WHAT YOU HAVE TO DO – Every line below that holds the word "report" must be listed.

DATASET RECORDS –
***

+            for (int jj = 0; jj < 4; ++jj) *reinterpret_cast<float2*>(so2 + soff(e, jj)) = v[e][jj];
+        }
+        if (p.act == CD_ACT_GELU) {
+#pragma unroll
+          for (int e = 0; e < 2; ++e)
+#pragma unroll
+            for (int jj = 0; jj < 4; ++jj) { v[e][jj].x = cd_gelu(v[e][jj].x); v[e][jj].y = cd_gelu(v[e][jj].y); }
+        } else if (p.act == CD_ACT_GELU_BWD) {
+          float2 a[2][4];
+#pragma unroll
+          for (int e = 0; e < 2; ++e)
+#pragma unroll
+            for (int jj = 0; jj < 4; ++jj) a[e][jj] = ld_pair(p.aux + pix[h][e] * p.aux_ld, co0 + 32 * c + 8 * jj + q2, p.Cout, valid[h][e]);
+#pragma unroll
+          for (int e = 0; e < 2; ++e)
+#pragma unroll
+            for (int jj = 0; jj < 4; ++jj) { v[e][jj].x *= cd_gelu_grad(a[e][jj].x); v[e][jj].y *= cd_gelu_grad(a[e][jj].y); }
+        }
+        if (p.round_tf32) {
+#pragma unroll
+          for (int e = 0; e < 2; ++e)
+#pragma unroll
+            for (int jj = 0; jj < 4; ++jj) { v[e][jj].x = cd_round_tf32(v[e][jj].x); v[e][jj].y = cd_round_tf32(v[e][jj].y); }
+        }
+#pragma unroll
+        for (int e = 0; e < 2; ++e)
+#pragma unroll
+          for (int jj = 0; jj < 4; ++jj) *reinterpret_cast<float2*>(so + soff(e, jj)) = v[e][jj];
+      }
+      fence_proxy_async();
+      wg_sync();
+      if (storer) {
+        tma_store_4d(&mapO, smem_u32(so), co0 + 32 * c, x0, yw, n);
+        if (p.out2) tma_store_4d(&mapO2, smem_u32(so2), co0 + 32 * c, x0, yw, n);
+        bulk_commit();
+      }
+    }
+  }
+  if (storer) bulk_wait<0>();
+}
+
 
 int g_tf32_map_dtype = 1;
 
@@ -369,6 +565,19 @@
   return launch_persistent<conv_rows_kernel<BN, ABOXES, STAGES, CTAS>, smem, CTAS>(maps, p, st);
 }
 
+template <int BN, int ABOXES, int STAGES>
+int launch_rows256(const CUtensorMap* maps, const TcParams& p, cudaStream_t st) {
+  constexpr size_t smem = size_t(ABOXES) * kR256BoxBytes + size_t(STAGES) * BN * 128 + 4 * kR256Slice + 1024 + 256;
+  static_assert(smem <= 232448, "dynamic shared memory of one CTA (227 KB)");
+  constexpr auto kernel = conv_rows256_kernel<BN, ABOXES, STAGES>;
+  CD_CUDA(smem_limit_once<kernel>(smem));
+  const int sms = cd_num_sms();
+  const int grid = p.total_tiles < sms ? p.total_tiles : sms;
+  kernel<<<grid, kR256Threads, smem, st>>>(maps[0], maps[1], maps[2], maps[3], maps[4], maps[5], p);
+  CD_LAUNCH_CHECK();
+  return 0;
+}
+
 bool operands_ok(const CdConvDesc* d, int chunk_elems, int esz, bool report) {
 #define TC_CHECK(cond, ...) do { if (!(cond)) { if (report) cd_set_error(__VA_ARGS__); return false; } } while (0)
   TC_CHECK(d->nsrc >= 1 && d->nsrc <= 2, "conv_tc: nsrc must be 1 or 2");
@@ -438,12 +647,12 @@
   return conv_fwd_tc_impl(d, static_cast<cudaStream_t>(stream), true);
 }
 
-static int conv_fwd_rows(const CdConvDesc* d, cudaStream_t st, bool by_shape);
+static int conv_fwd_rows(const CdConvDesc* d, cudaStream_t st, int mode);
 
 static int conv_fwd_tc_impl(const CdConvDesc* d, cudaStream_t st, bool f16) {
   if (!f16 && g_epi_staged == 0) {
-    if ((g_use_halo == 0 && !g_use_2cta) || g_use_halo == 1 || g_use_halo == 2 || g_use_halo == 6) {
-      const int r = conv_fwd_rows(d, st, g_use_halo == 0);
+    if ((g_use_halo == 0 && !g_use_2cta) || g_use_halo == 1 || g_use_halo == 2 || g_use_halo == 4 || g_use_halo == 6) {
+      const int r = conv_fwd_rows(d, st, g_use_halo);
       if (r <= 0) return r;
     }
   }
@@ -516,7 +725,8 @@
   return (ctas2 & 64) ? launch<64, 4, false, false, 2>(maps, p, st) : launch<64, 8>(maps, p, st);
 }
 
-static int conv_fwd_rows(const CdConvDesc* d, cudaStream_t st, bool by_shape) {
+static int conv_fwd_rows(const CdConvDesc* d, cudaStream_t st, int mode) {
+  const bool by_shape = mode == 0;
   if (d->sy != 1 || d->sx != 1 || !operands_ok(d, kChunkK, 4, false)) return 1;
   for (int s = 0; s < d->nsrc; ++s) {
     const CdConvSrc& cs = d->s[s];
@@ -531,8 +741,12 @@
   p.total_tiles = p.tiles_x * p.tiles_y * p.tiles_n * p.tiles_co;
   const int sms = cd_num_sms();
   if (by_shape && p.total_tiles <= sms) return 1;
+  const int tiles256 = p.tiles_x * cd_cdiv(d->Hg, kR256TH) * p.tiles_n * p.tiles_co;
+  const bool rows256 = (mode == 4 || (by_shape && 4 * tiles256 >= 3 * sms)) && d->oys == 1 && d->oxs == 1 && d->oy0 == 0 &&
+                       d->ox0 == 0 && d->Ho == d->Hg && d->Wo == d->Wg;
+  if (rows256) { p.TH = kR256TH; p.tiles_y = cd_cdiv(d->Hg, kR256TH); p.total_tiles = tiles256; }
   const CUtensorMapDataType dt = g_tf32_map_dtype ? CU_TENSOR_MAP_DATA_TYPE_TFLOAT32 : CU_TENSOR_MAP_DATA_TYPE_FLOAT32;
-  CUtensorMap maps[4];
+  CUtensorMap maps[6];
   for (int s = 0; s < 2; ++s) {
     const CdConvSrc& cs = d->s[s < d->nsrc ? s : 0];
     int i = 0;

***

ANSWER BELOW –
 bool operands_ok(const CdConvDesc* d, int chunk_elems, int esz, bool report) {
 #define TC_CHECK(cond, ...) do { if (!(cond)) { if (report) cd_set_error(__VA_ARGS__); return false; } } while (0)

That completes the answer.